The NCH sectors are exactly those places, which for whatever reason, we can observe very low rates of labor productivity growth over time, and the reason is because they are dependent on human factors which cannot be easily sped up to any significant degree.

So, we have a lot of labor now working in sectors where the reduction in labor (or increase in output) that you get from an additional unit of capital is low. I can see where that would make the return on capital low. I think you still need to tell a story to explain why savers are willing to accept those low returns. And you have to explain why saving and investment does not gravitate toward India and other places where the opportunities to produce much more with less labor ought to still be there.

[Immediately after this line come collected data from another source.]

static int plan_and_upload(SushiHipBatch* b, const SushiHipRequest* req_host, int n, hipStream_t st) {
    const BatchSpec spec{b->path, direct_variant_tile(b->variant), b->ws_cap, b->mem_bytes, b->dst->n, b->src->n, b->dst->dtype == SUSHI_HIP_F32 ? 4.0 : 1.0};
    const int rc = stage_batch(req_host, n, spec, getenv("SUSHI_HIP_LANES"), g_plan_cache, *b->spare);
    if (rc != SUSHI_HIP_OK) return rc;
    if (b->uploaded ? hipEventSynchronize(b->uploaded) != hipSuccess : hipEventCreateWithFlags(&b->uploaded, hipEventDisableTiming) != hipSuccess)
        return SUSHI_HIP_ELAUNCH;
    std::swap(b->now, b->spare);
    b->forget_learnt();
    b->planned = hipMemcpyAsync(b->mem + b->now->lay.desc, b->now->upload.data(), b->now->upload.size(), hipMemcpyHostToDevice, st) == hipSuccess &&
                 hipEventRecord(b->uploaded, st) == hipSuccess;
    return b->planned ? SUSHI_HIP_OK : SUSHI_HIP_ELAUNCH;
}

int sushi_hip_batch_create(const SushiHipStream* dst, const SushiHipStream* src, const SushiHipRequest* req_host, int n,
                           int path, int variant, size_t workspace_cap_bytes, void* mem_dev, size_t mem_bytes,
                           void* hip_stream, SushiHipBatch** out) { return c_boundary([&]() -> int {
    if (!dst || !src || !req_host || !mem_dev || !out || n <= 0) return SUSHI_HIP_EINVAL;
    if (path != SUSHI_HIP_PATH_FFT && path != SUSHI_HIP_PATH_DIRECT) return SUSHI_HIP_EINVAL;
    if (dst->dtype != src->dtype) return SUSHI_HIP_EINVAL;
    if ((uintptr_t)mem_dev & 255) return SUSHI_HIP_EALIGN;
    if (path == SUSHI_HIP_PATH_FFT && !dst->spec) return SUSHI_HIP_EINVAL;
    if ((variant = variant_of(path, variant, req_host, n)) < 0) return SUSHI_HIP_EINVAL;
    SushiHipBatch* b = new (std::nothrow) SushiHipBatch();
    if (!b) return SUSHI_HIP_ENOMEM;
    std::unique_ptr<SushiHipBatch> guard(b);
    b->dst = dst; b->src = src; b->n = n; b->path = path; b->variant = variant;
    b->mem = (char*)mem_dev; b->mem_bytes = mem_bytes; b->ws_cap = workspace_cap_bytes;
    const char* e = getenv("SUSHI_HIP_AUDIT_EVERY");
    if (e && *e) { const int v = atoi(e); b->audit_every = v < 0 ? 0 : v; }
    if ((b->pilot_rows = pilot_rows_route(getenv("SUSHI_HIP_PILOT_ROWS"))) < 0) return SUSHI_HIP_EINVAL;
    if ((b->rest_rows = rest_rows_route(getenv("SUSHI_HIP_REST_ROWS"))) < 0) return SUSHI_HIP_EINVAL;
    if ((b->tspec = tspec_route(getenv("SUSHI_HIP_TSPEC"))) < 0) return SUSHI_HIP_EINVAL;
    const char* m = getenv("SUSHI_HIP_BOUND_MODEL");
    if (m && !strcmp(m, "statistical")) b->bound_model = SUSHI_HIP_BOUND_STATISTICAL;
    const char* f = getenv("SUSHI_HIP_TEST_BOUND_FAULT");
    if (f && *f && !parse_bound_fault(f, &b->fault)) return SUSHI_HIP_EINVAL;
    const int rc = plan_and_upload(b, req_host, n, (hipStream_t)hip_stream);
    if (rc != SUSHI_HIP_OK) return rc;
    *out = guard.release();
    return SUSHI_HIP_OK;
}); }

int sushi_hip_batch_reset(SushiHipBatch* b, const SushiHipRequest* req_host, int n, void* hip_stream) { return c_boundary([&]() -> int {
    if (!b || !req_host || n != b->n) return SUSHI_HIP_EINVAL;
    if (b->stats_pending && b->stats_ready) { (void)hipEventSynchronize(b->stats_ready); b->stats_pending = false; }
    return plan_and_upload(b, req_host, n, (hipStream_t)hip_stream);
}); }

int sushi_hip_batch_info(const SushiHipBatch* b, SushiHipBatchInfo* info) {
    if (!b || !info) return SUSHI_HIP_EINVAL;
    memset(info, 0, sizeof(*info));
    info->n_search = b->n; info->path = b->path; info->variant = b->variant;
    info->sub_batches = b->path == SUSHI_HIP_PATH_FFT ? (int32_t)b->now->plan.subs.size() : 1;
    info->direct_tiles = b->now->n_tiles;
    info->fft_pairs = b->now->plan.pairs; info->fft_segments = b->now->plan.segs;
    info->workspace_bytes = b->now->plan.ws_bytes; info->mem_bytes = b->now->lay.total;
    info->flops = b->now->flops; info->algorithmic_bytes = b->now->algorithmic_bytes;
    info->lanes = b->path == SUSHI_HIP_PATH_FFT ? b->now->plan.lanes : 1;
    return SUSHI_HIP_OK;
}

void sushi_hip_batch_destroy(SushiHipBatch* b) { delete b; }

int sushi_hip_batch_set_method(SushiHipBatch* b, int method) {
    if (!b) return SUSHI_HIP_EINVAL;
    if (!method_known(method)) return SUSHI_HIP_EINVAL;
    b->method = method;
    return SUSHI_HIP_OK;
}

int sushi_hip_batch_set_packed_output(SushiHipBatch* b, int32_t* out_packed_dev) {
    if (!b) return SUSHI_HIP_EINVAL;
    if ((uintptr_t)out_packed_dev & 7) return SUSHI_HIP_EALIGN;
    b->packed_out = out_packed_dev;
    return SUSHI_HIP_OK;
}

Finally, even if the story holds up, it is a story of supply-side stagnation, is it not? I suppose that you can say that with low investment you get a Keynesian demand-side shortfall, but that is just hand-waving, right? Or have I been into PSST so long that all Keynesian macro seems like hand-waving to me?

Stability of Government

In this essay, I write,

Ultimately, it is the cultural beliefs of citizens that determines whether a limited-access order or an open-access order can remain stable. For a limited-access order, the necessity is for citizens to give enough legitimacy to the monarch to enable the monarch to rule without having to give way to an open-access order. For an open-access order the necessity is for citizens to withhold legitimacy from the government when it tries to expand too much.

Since I first composed that essay, I have come to think that open-access orders have two sources of stability. One is the fact that nearly everyone feels that they have a stake in the system. The other source is the set of norms and beliefs that had to develop to make an open-access order possible in the first place. Those layers of beliefs provide a strong counter-weight to disorderly political activism.